🛡️ Data Protection Notice
Under Turkish Personal Data Protection Law No. 6698 (KVKK)
Last Updated: March 19, 2026
This notice has been prepared in accordance with Article 10 of the Turkish Personal Data Protection Law No. 6698 ("KVKK") and the Communiqué on Procedures and Principles to be Observed in Fulfilling the Obligation to Inform.
Important: Beyarmudu is a project developed for personal and experimental purposes. It is not a commercial service and provides no guarantees. Users use the application at their own risk and responsibility.
1. Data Controller
The Beyarmudu project is a peer-to-peer communication application developed for personal and experimental purposes. The following information is provided in the capacity of data controller.
2. Personal Data Processed and Purposes
| Personal Data | Processing Purpose | Legal Basis (Art. 5/2) |
|---|
| Username | Account creation and identification | Performance of contract (para. c) |
| Email address | Password reset and account recovery | Performance of contract (para. c) |
| Hashed password | Account security and authentication | Performance of contract (para. c) |
| Avatar, profile photo, banner | Profile display and customization | Explicit consent (para. a) |
| Profile info (bio, status, social links) | Profile display | Explicit consent (para. a) |
| XP score, level, statistics | Gamification system | Legitimate interest (para. f) |
| Invite code | Access control | Performance of contract (para. c) |
| IP address | WebRTC P2P connection setup | Performance of contract (para. c) |
| Invite Code Request System |
| Name / Nickname | Invite code application review | Explicit consent (para. a) |
| Email address | Delivery of invite code | Explicit consent (para. a) |
| Application message (optional) | Application review | Explicit consent (para. a) |
| IP address and country | Abuse prevention, geographic assessment | Legitimate interest (para. f) |
Note: Beyarmudu does not request real identity information (full name, national ID, email, etc.). Using a pseudonym as a username is recommended.
3. Method of Data Collection
- Username, password, and profile info: Directly entered by the user; stored on Cloudflare D1 database.
- Avatar and visual data: User upload; stored in browser localStorage and D1 database.
- IP address: Automatically processed as required by the WebRTC connection protocol; not permanently stored.
- Captcha data: Automatically collected by the Cloudflare Turnstile service.
- XP and statistics: Automatically calculated during application use.
- Invite code request data (name, email, message, IP, country): Collected via the landing page form; stored in Cloudflare KV storage.
4. Transfer of Personal Data
| Recipient | Transfer Purpose | Country |
|---|
| PeerJS (open-source) | P2P signaling server | Variable |
| Cloudflare, Inc. | Web hosting, API, data storage (D1), and bot protection | USA / Global |
| Other users | P2P communication (WebRTC) — profile info, avatar, username | Variable |
Cross-border data transfers are made under KVKK Art. 9, where technically necessary for the provision of the service.
The Developer cannot be held responsible for data breaches or security vulnerabilities in third-party services.
5. Data Retention Period
- localStorage data: Until the user clears their browser data.

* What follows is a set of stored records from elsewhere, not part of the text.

template <bool kWindow = false>
__device__ __forceinline__ void patch_row_tile(
	unsigned char *buf, patch_cache &pc, tile_job const &job, tile_tables const &tt,
	edge_patch const *__restrict__ patches, char const *__restrict__ labels,
	u64 const *__restrict__ eff_row, u32 local_row, int t, char gap)
{
	u32 const tile_end = kWindow ? job.tile_end : job.tile_base + kTileBytes;
	for_each_effective_candidate<kWindow>(pc, job, tt, patches, eff_row, local_row, t, [&](tile_patch const &tp) {
		if (tp.to - tp.from > kLongPatch) {
			u32 const slot = atomicAdd(&pc.long_count, 1u);
			if (slot < (u32) kLongQueueLds) { pc.long_queue[slot] = tp.edge; return; }
		}
		if (tp.in_lds)
			fill_patch_bytes(buf, job.tile_base, tp.aln_begin, tp.label_len, pc.labels + tp.label_begin, tp.from, tp.to, 0, 1, gap);
		else
			fill_patch_bytes(buf, job.tile_base, tp.aln_begin, tp.label_len, labels + tp.label_begin, tp.from, tp.to, 0, 1, gap);
	});
	__syncthreads();

	u32 const n_long = pc.long_count < (u32) kLongQueueLds ? pc.long_count : (u32) kLongQueueLds;
	if (n_long) {
		for (u32 q = t >> 6; q < n_long; q += kSpliceThreads >> 6) {
			edge_patch const p = patches[pc.long_queue[q]];
			u32 const from = p.aln_begin > job.tile_base ? p.aln_begin : job.tile_base;
			u32 const to = p.aln_end < tile_end ? p.aln_end : tile_end;
			fill_patch_bytes(buf, job.tile_base, p.aln_begin, p.label_len, labels + p.label_begin, from, to, t & 63, 64, gap);
		}
		__syncthreads();
		if (t == 0) pc.long_count = 0;
	}
	V2M_POISON_LDS_RANGE(pc.long_queue, 0u, (u32) kLongQueueLds);
}

__device__ __forceinline__ void map_block(u32 b, u32 n_groups, u32 n_tiles, u32 tile_run, u32 &tile, u32 &group)
{
	u32 const per_super = tile_run * n_groups;
	u32 const super = b / per_super, within = b % per_super;
	u32 const t0 = super * tile_run;
	u32 const run = (n_tiles - t0 < tile_run) ? n_tiles - t0 : tile_run;
	group = within / run;
	tile = t0 + within % run;
}

__device__ __forceinline__ u32 set_tile_chunks(set_tile_tables const &st, u32 tile)
{
	return (st.col_end[tile] - st.col_begin[tile] + 15u) >> 4;
}

template <bool kNonTemporal, bool kWindow, bool kSet = false>
__device__ __forceinline__ void splice_aligned_tiles(
	vec4u const *__restrict__ tmpl, u64 const *__restrict__ eff, u64 eff_words_per_row,
	tile_tables tt, edge_patch const *__restrict__ patches, char const *__restrict__ labels,
	char *__restrict__ out, u64 row_pitch, u32 n_rows, u32 rows_per_group, u32 n_groups, u32 n_tiles, u32 tile_run,
	u64 store_limit, char gap, u32 col_base, u32 col_end, set_tile_tables const st = set_tile_tables{})
{
	__shared__ vec4u lds[2][kTileChunks];
	__shared__ patch_cache pc;

	int const t = threadIdx.x;
	u32 tile, group;
	map_block(blockIdx.x, n_groups, n_tiles, tile_run, tile, group);
	u32 const row_begin = group * rows_per_group;
	u32 const row_end = (row_begin + rows_per_group < n_rows) ? row_begin + rows_per_group : n_rows;
	V2M_POISON_LDS(lds);
	V2M_POISON_LDS(pc);

	u32 const n_chunks = kSet ? set_tile_chunks(st, tile) : (u32) kTileChunks;
	u32 const record_offset = kSet ? st.record_offset[tile] : 0u;
	vec4u pristine[kChunksPerThread];
#pragma unroll
	for (int k = 0; k < kChunksPerThread; ++k) {
		if (kSet) pristine[k] = (u32) (t + kSpliceThreads * k) < n_chunks ? tmpl[(record_offset >> 4) + t + kSpliceThreads * k] : vec4u{0, 0, 0, 0};
		else pristine[k] = tmpl[(u64) tile * kTileChunks + t + kSpliceThreads * k];
	}

	tile_job job;
	load_patch_cache<kWindow, kSet>(pc, job, tt, patches, labels, eff, eff_words_per_row, tile, row_begin, row_end - row_begin, t, col_base, col_end, st);
	u32 const tile_base = job.tile_base;

	for (u32 row = row_begin; row < row_end; ++row) {
		vec4u *const buf = lds[(row - row_begin) & 1];
		u32 const cached_row = (row - row_begin) % (u32) kGroupRowsLds;
		if (row != row_begin && 0 == cached_row)
			load_eff_cache(pc, job, eff, eff_words_per_row, row, row_end - row, t);
#pragma unroll
		for (int k = 0; k < kChunksPerThread; ++k)
			if (!kSet || (u32) (t + kSpliceThreads * k) < n_chunks) buf[t + kSpliceThreads * k] = pristine[k];
		__syncthreads();

		patch_row_tile<kWindow>((unsigned char *) buf, pc, job, tt, patches, labels, eff + (u64) row * eff_words_per_row, cached_row, t, gap);

		char *const dst = out + (u64) row * row_pitch + (kSet ? (u64) record_offset : (u64) tile * kTileBytes);
#pragma unroll
		for (int k = 0; k < kChunksPerThread; ++k) {
			int const c = t + kSpliceThreads * k;
			if (kSet ? (u32) c < n_chunks : (kWindow ? (u64) tile * kTileBytes : (u64) tile_base) + (u64) c * 16 < store_limit) {
				vec4u const nv = buf[c];
				if (kNonTemporal)
					__builtin_nontemporal_store(nv, (vec4u *) (dst + c * 16));
				else
					*(vec4u *) (dst + c * 16) = nv;
			}
		}
	}
}

template <bool kNonTemporal>
__global__ __launch_bounds__(kSpliceThreads) void splice_aligned_kernel(
	vec4u const *__restrict__ tmpl, u64 const *__restrict__ eff, u64 eff_words_per_row,
	tile_tables tt, edge_patch const *__restrict__ patches, char const *__restrict__ labels,
	char *__restrict__ out, u64 row_pitch, u32 n_rows, u32 rows_per_group, u32 n_groups, u32 n_tiles, u32 tile_run,
	u64 store_limit , char gap)
{
	splice_aligned_tiles<kNonTemporal, false>(tmpl, eff, eff_words_per_row, tt, patches, labels, out, row_pitch, n_rows, rows_per_group, n_groups,
		n_tiles, tile_run, store_limit, gap, 0u, 0u);
}

template <bool kNonTemporal>
__global__ __launch_bounds__(kSpliceThreads) void splice_aligned_window_kernel(
	vec4u const *__restrict__ tmpl, u64 const *__restrict__ eff, u64 eff_words_per_row,
	tile_tables tt, edge_patch const *__restrict__ patches, char const *__restrict__ labels,
	char *__restrict__ out, u64 row_pitch, u32 n_rows, u32 rows_per_group, u32 n_groups, u32 n_tiles, u32 tile_run,
	u64 store_limit, char gap, u32 col_base, u32 col_end)
{
	splice_aligned_tiles<kNonTemporal, true>(tmpl, eff, eff_words_per_row, tt, patches, labels, out, row_pitch, n_rows, rows_per_group, n_groups,
		n_tiles, tile_run, store_limit, gap, col_base, col_end);
}

template <bool kNonTemporal>
__global__ __launch_bounds__(kSpliceThreads) void splice_aligned_set_kernel(
	vec4u const *__restrict__ tmpl, u64 const *__restrict__ eff, u64 eff_words_per_row,
	tile_tables tt, set_tile_tables st, edge_patch const *__restrict__ patches, char const *__restrict__ labels,
	char *__restrict__ out, u64 row_pitch, u32 n_rows, u32 rows_per_group, u32 n_groups, u32 n_tiles, u32 tile_run, char gap)
{
	splice_aligned_tiles<kNonTemporal, true, true>(tmpl, eff, eff_words_per_row, tt, patches, labels, out, row_pitch, n_rows, rows_per_group, n_groups,
		n_tiles, tile_run, 0, gap, 0u, 0u, st);
}


__device__ __forceinline__ u32 zero_bytes_mask(u32 x)
{
	return ~(((x & 0x7F7F7F7Fu) + 0x7F7F7F7Fu) | x | 0x7F7F7F7Fu);
}

__device__ __forceinline__ u32 wave_inclusive_scan_u32(u32 v)
{
	v += (u32) __builtin_amdgcn_update_dpp(0, (int) v, 0x111, 0xf, 0xf, false);
	v += (u32) __builtin_amdgcn_update_dpp(0, (int) v, 0x112, 0xf, 0xf, false);
	v += (u32) __builtin_amdgcn_update_dpp(0, (int) v, 0x114, 0xf, 0xf, false);
	v += (u32) __builtin_amdgcn_update_dpp(0, (int) v, 0x118, 0xf, 0xf, false);
	v += (u32) __builtin_amdgcn_update_dpp(0, (int) v, 0x142, 0xa, 0xf, false);
	v += (u32) __builtin_amdgcn_update_dpp(0, (int) v, 0x143, 0xc, 0xf, false);
	return v;
}

// ... 38 lines not shown
	u32 *__restrict__ tile_counts , u32 n_tiles,
	u32 n_rows, u32 rows_per_group, u32 n_groups, u32 tile_run, u32 col_base, u32 col_end, set_tile_tables const st = set_tile_tables{})
{
	__shared__ vec4u lds[kTileChunks];
	__shared__ patch_cache pc;
	__shared__ int row_delta[kCountRowsMax];
	__shared__ int cand_delta[kCandDeltaLds];
	__shared__ u32 wave_sums[kSpliceThreads / 64];

	int const t = threadIdx.x;
	u32 tile, group;
	map_block(blockIdx.x, n_groups, n_tiles, tile_run, tile, group);
	u32 const row_begin = group * rows_per_group;
	u32 const row_end = (row_begin + rows_per_group < n_rows) ? row_begin + rows_per_group : n_rows;
	V2M_POISON_LDS(lds);
	V2M_POISON_LDS(pc);
	V2M_POISON_LDS(row_delta);
	V2M_POISON_LDS(cand_delta);
	V2M_POISON_LDS(wave_sums);

	u32 const n_chunks = kSet ? set_tile_chunks(st, tile) : (u32) kTileChunks;
	u32 mine = 0;
#pragma unroll
	for (int k = 0; k < kChunksPerThread; ++k) {
		if (kSet && (u32) (t + kSpliceThreads * k) >= n_chunks) continue;
		vec4u const v = tmpl0[(kSet ? (u64) (st.record_offset[tile] >> 4) : (u64) tile * kTileChunks) + t + kSpliceThreads * k];
		lds[t + kSpliceThreads * k] = v;
#pragma unroll
		for (int d = 0; d < 4; ++d)
			mine += 4 - __builtin_popcount(zero_bytes_mask(v[d]));
	}
#pragma unroll
	for (int d = 32; d >= 1; d >>= 1) mine += __shfl_down(mine, d, kWave);
	if ((t & 63) == 0) wave_sums[t >> 6] = mine;
	for (u32 r = t; r < (u32) kCountRowsMax; r += kSpliceThreads) row_delta[r] = 0;

	tile_job job;
	load_patch_cache<kWindow, kSet>(pc, job, tt, patches, labels, eff, eff_words_per_row, tile, row_begin, row_end - row_begin, t, col_base, col_end, st);
	__syncthreads();
	u32 tile_count = 0;
#pragma unroll
	for (int wv = 0; wv < kSpliceThreads / 64; ++wv) tile_count += wave_sums[wv];

	unsigned char const *const tile_bytes = (unsigned char const *) lds;
	auto patch_delta = [&](tile_patch const &tp) {
		u32 const label_end = tp.aln_begin + tp.label_len;
		int const label_in_tile = label_end > tp.from ? (int) ((label_end < tp.to ? label_end : tp.to) - tp.from) : 0;
		return label_in_tile - (int) count_nonzero_bytes(tile_bytes, tp.from - job.tile_base, tp.to - job.tile_base);
	};
	u32 const n_cand = job.n_cross + job.n_range;
	for (u32 i = t; i < n_cand && i < (u32) kCandDeltaLds; i += kSpliceThreads)
		cand_delta[i] = patch_delta(candidate_patch<kWindow>(pc, job, patches, i, candidate_edge(job, tt, i), candidate_in_lds(job, i)));
	__syncthreads();
	for (u32 sub = row_begin; sub < row_end; sub += kGroupRowsLds) {
		u32 const sub_end = sub + kGroupRowsLds < row_end ? sub + kGroupRowsLds : row_end;
		if (sub != row_begin) {
			asm volatile("s_waitcnt lgkmcnt(0)" ::: "memory");
			__syncthreads();
			load_eff_cache(pc, job, eff, eff_words_per_row, sub, sub_end - sub, t);
			__syncthreads();
		}
		u32 const sub_rows = sub_end - sub;
		u32 const nw = job.n_lds ? ((job.range_begin + job.n_lds - 1) >> 6) - job.w0 + 1 : 0;
		for (u32 idx = t; idx < sub_rows * nw; idx += kSpliceThreads) {
			u32 const r = idx / nw, w = idx % nw;
			u32 const first = (job.w0 + w) * 64u;
			u64 bits = pc.eff[r][w];
			if (first < job.range_begin) bits &= ~0ULL << (job.range_begin - first);
			u32 const cached_end = job.range_begin + job.n_lds;
			if (cached_end < first + 64u) bits &= (1ULL << (cached_end - first)) - 1;
			int delta = 0;
			for (; bits; bits &= bits - 1) {
				u32 const e = first + (u32) __builtin_ctzll(bits);
				u32 const i = job.n_cross + (e - job.range_begin);
				delta += i < (u32) kCandDeltaLds ? cand_delta[i] : patch_delta(candidate_patch<kWindow>(pc, job, patches, i, e, true));
			}
			if (delta) atomicAdd(&row_delta[sub - row_begin + r], delta);
		}
		u32 const n_other = n_cand - job.n_lds;
		for (u32 idx = t; idx < sub_rows * n_other; idx += kSpliceThreads) {
			u32 const r = idx / n_other, j = idx % n_other;
			u32 const i = j < job.n_cross ? j : j + job.n_lds;
			u32 const e = candidate_edge(job, tt, i);
			if (!((eff[(u64) (sub + r) * eff_words_per_row + (e >> 6)] >> (e & 63)) & 1)) continue;
			int const delta = i < (u32) kCandDeltaLds ? cand_delta[i] : patch_delta(candidate_patch<kWindow>(pc, job, patches, i, e, false));
			if (delta) atomicAdd(&row_delta[sub - row_begin + r], delta);
		}
	}
	__syncthreads();
	for (u32 r = t; r < row_end - row_begin; r += kSpliceThreads)
		tile_counts[(u64) (row_begin + r) * n_tiles + tile] = (u32) ((int) tile_count + row_delta[r]);
}

__global__ __launch_bounds__(kSpliceThreads) void count_unaligned_kernel(
	vec4u const *__restrict__ tmpl0, u64 const *__restrict__ eff, u64 eff_words_per_row,
	tile_tables tt, edge_patch const *__restrict__ patches, char const *__restrict__ labels,
	u32 *__restrict__ tile_counts , u32 n_tiles,
	u32 n_rows, u32 rows_per_group, u32 n_groups, u32 tile_run)
{
	count_unaligned_tiles<false>(tmpl0, eff, eff_words_per_row, tt, patches, labels, tile_counts, n_tiles, n_rows, rows_per_group, n_groups, tile_run, 0u, 0u);
}

__global__ __launch_bounds__(kSpliceThreads) void count_unaligned_window_kernel(
	vec4u const *__restrict__ tmpl0, u64 const *__restrict__ eff, u64 eff_words_per_row,
	tile_tables tt, edge_patch const *__restrict__ patches, char const *__restrict__ labels,
	u32 *__restrict__ tile_counts , u32 n_tiles,
	u32 n_rows, u32 rows_per_group, u32 n_groups, u32 tile_run, u32 col_base, u32 col_end)
{
	count_unaligned_tiles<true>(tmpl0, eff, eff_words_per_row, tt, patches, labels, tile_counts, n_tiles, n_rows, rows_per_group, n_groups, tile_run, col_base, col_end);
}

__global__ __launch_bounds__(kSpliceThreads) void count_unaligned_set_kernel(
// ... 174 lines not shown
	if (c & 4) { *(u32_unaligned *) p = (u32) rest; p += 4; rest >>= 32; }
	if (c & 2) { *(u16_unaligned *) p = (u16) rest; p += 2; rest >>= 16; }
	if (c & 1) *p = (char) rest;
}

template <bool kNonTemporal, u32 kQueue, bool kWindow, bool kSet = false>
__device__ __forceinline__ void splice_unaligned_tiles(
	vec4u const *__restrict__ tmpl0, u64 const *__restrict__ eff, u64 eff_words_per_row,
	tile_tables tt, edge_patch const *__restrict__ patches, char const *__restrict__ labels,
	u32 const *__restrict__ tile_offsets , u32 n_tiles,
	char *__restrict__ out, u64 row_pitch, u32 n_rows, u32 rows_per_group, u32 n_groups, u32 tile_run, u32 col_base, u32 col_end,
	set_tile_tables const st = set_tile_tables{})
{
	constexpr int kWaves = kSpliceThreads / 64, kSlots = kChunksPerThread * kWaves;
	__shared__ vec4u lds[kTileChunks];
	__shared__ patch_cache pc;
	__shared__ __attribute__((aligned(16))) u32 wave_sums[kSlots];
	__shared__ u32 compact_sel[16];
	__shared__ vec4u queue_data[kQueue];
	__shared__ u32 queue_desc[kQueue];
	__shared__ u32 queue_count;

	V2M_POISON_LDS(lds);
	V2M_POISON_LDS(pc);
	V2M_POISON_LDS(wave_sums);
	V2M_POISON_LDS(compact_sel);
	V2M_POISON_LDS(queue_data);
	V2M_POISON_LDS(queue_desc);
	V2M_POISON_LDS(queue_count);
	int const t = threadIdx.x;
	int const lane = t & 63, wave = __builtin_amdgcn_readfirstlane(t >> 6);
	if (t < 16) compact_sel[t] = compaction_selector((u32) t);
	u32 tile, group;
	map_block(blockIdx.x, n_groups, n_tiles, tile_run, tile, group);
	{
		u32 const t0 = tile / tile_run * tile_run;
		u32 const run = (n_tiles - t0 < tile_run) ? n_tiles - t0 : tile_run;
		if (0 == run % 8) { u32 const j = tile - t0; tile = t0 + (j & 7) * (run / 8) + (j >> 3); }
	}
	u32 const row_begin = group * rows_per_group;
	u32 const row_end = (row_begin + rows_per_group < n_rows) ? row_begin + rows_per_group : n_rows;

	u32 const n_chunks = kSet ? set_tile_chunks(st, tile) : (u32) kTileChunks;
	vec4u pristine[kChunksPerThread];
#pragma unroll
	for (int k = 0; k < kChunksPerThread; ++k) {
		if (kSet) pristine[k] = (u32) (t + kSpliceThreads * k) < n_chunks ? tmpl0[(st.record_offset[tile] >> 4) + t + kSpliceThreads * k] : vec4u{0, 0, 0, 0};
		else pristine[k] = tmpl0[(u64) tile * kTileChunks + t + kSpliceThreads * k];
	}

	tile_job job;
	load_patch_cache<kWindow, kSet>(pc, job, tt, patches, labels, eff, eff_words_per_row, tile, row_begin, row_end - row_begin, t, col_base, col_end, st);

	char *dst_prev = out;
	for (u32 row = row_begin; ; ++row) {
		bool const past_end = row >= row_end;
		u32 const tile_offset = past_end ? 0u : tile_offsets[(u64) row * n_tiles + tile];
		if (!past_end) {
			if (row != row_begin && 0 == (row - row_begin) % (u32) kGroupRowsLds)
				load_eff_cache(pc, job, eff, eff_words_per_row, row, row_end - row, t);
#pragma unroll
			for (int k = 0; k < kChunksPerThread; ++k)
				if (!kSet || (u32) (t + kSpliceThreads * k) < n_chunks) lds[t + kSpliceThreads * k] = pristine[k];
		}
		asm volatile("s_waitcnt lgkmcnt(0)" ::: "memory");
		__syncthreads();

		if (row != row_begin) {
			u32 const n = (u32) __builtin_amdgcn_readfirstlane((int) queue_count);
			V2M_POISON_LDS_RANGE(queue_desc, n < kQueue ? n : kQueue, kQueue);
			V2M_POISON_LDS_RANGE(queue_data, n < kQueue ? n : kQueue, kQueue);
			for (u32 pass = 0; 64 * pass < n; ++pass) {
				if (((row + pass) & (u32) (kWaves - 1)) != (u32) wave) continue;
				u32 const idx = 64 * pass + (u32) lane;
				if (idx < n) {
					u32 const e = queue_desc[idx];
					pack_chunk_and_store_exact(queue_data[idx], e & 15u, dst_prev + (e >> 4), compact_sel);
				}
			}
		}
		if (past_end) break;

		patch_row_tile<kWindow>((unsigned char *) lds, pc, job, tt, patches, labels, eff + (u64) row * eff_words_per_row, (row - row_begin) % (u32) kGroupRowsLds, t, 0);

		vec4u v[kChunksPerThread];
		u32 mine[kChunksPerThread], incl[kChunksPerThread];
#pragma unroll
		for (int k = 0; k < kChunksPerThread; ++k) {
			if (kSet) v[k] = (u32) (t + kSpliceThreads * k) < n_chunks ? lds[t + kSpliceThreads * k] : vec4u{0, 0, 0, 0};
			else v[k] = lds[t + kSpliceThreads * k];
		}
#pragma unroll
		for (int k = 0; k < kChunksPerThread; ++k) {
			u32 bytes = 0;
#pragma unroll
			for (int d = 0; d < 4; ++d) bytes = __builtin_amdgcn_msad_u8(v[k][d] ^ 0x01010101u, v[k][d], bytes);
			incl[k] = mine[k] = bytes | (bytes - 1u < 15u ? 0x10000u : 0u);
		}
		wave_inclusive_scan_u32_lockstep(incl);
		if (lane == 63) {
			vec4u sums;
#pragma unroll
			for (int k = 0; k < kChunksPerThread; ++k) sums[k] = incl[k];
			*(vec4u *) &wave_sums[kChunksPerThread * wave] = sums;
		}
		__syncthreads();

		u32 slot_end = lane < kSlots ? wave_sums[kChunksPerThread * (lane % kWaves) + lane / kWaves] : 0u;
		slot_end += (u32) __builtin_amdgcn_update_dpp(0, (int) slot_end, 0x111, 0xf, 0xf, false);
		slot_end += (u32) __builtin_amdgcn_update_dpp(0, (int) slot_end, 0x112, 0xf, 0xf, false);
		slot_end += (u32) __builtin_amdgcn_update_dpp(0, (int) slot_end, 0x114, 0xf, 0xf, false);
		slot_end += (u32) __builtin_amdgcn_update_dpp(0, (int) slot_end, 0x118, 0xf, 0xf, false);

		char *const dst = out + (u64) row * row_pitch + tile_offset;
		u32 const n_fit = (u32) __builtin_popcountll(__ballot(lane < kSlots && (slot_end >> 16) <= kQueue));
		u32 const n_queued = n_fit ? (u32) __builtin_amdgcn_readlane((int) slot_end, (int) n_fit - 1) >> 16 : 0u;
		u32 offs[kChunksPerThread];
		u32 dense = 0;
#pragma unroll
		for (int k = 0; k < kChunksPerThread; ++k) {
			int const slot = k * kWaves + wave;
			u32 const slot_begin = slot ? (u32) __builtin_amdgcn_readlane((int) slot_end, slot - 1) : 0u;
			u32 const c = mine[k] & 0xFFFFu;
			u32 const before = slot_begin + incl[k] - mine[k];
			u32 const off = before & 0xFFFFu;
			offs[k] = off;
			if (16 == c) {
				if (kNonTemporal) __builtin_nontemporal_store(v[k], (vec4u_unaligned *) (dst + off));
				else *(vec4u_unaligned *) (dst + off) = v[k];
			}
			if ((u32) slot < n_fit) {
				if (mine[k] >> 16) {
					u32 const pos = before >> 16;
					queue_desc[pos] = c | off << 4;
					queue_data[pos] = v[k];
				}
			}
			else dense |= 1u << k;
		}
		for (; dense; dense &= dense - 1) {
			u32 const j = (u32) __builtin_ctz(dense);
			u32 const c = (0 == j ? mine[0] : 1 == j ? mine[1] : 2 == j ? mine[2] : mine[3]) & 0xFFFFu;
			u32 const o = 0 == j ? offs[0] : 1 == j ? offs[1] : 2 == j ? offs[2] : offs[3];
			if (c - 1u < 15u) pack_chunk_and_store_exact(lds[(u32) t + (u32) kSpliceThreads * j], c, dst + o, compact_sel);
		}
		if (0 == t) queue_count = n_queued;
		dst_prev = dst;
	}
}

- Account and profile data (D1 database): Until account deletion request or after 2 years of account inactivity.
- IP address: For the duration of the connection; not permanently stored.
- Invite code request data: Maximum 30 days from the request date; deleted after review.
6. Your Rights as a Data Subject
Under KVKK Art. 11, you have the following rights:
- To learn whether your personal data is being processed
- To request information about processing if your data has been processed
- To learn the purpose of processing and whether data is used in accordance with its purpose
- To know the third parties to whom your data has been transferred domestically or abroad
- To request correction if your data has been processed incompletely or inaccurately
- To request deletion or destruction of your data under KVKK Art. 7
- To request that correction and deletion operations be notified to third parties
- To object to results arising against you from analysis exclusively through automated systems
- To claim compensation if you suffer damage due to unlawful processing of your data
7. How to Apply
To exercise your rights, you may submit a written application to beyarmudu [at] contact. Your application will be concluded within 30 days at the latest.
8. Changes
This notice may be revised at any time without prior notice in line with legislative changes or application updates. Continued use of the Application constitutes acceptance of the current text.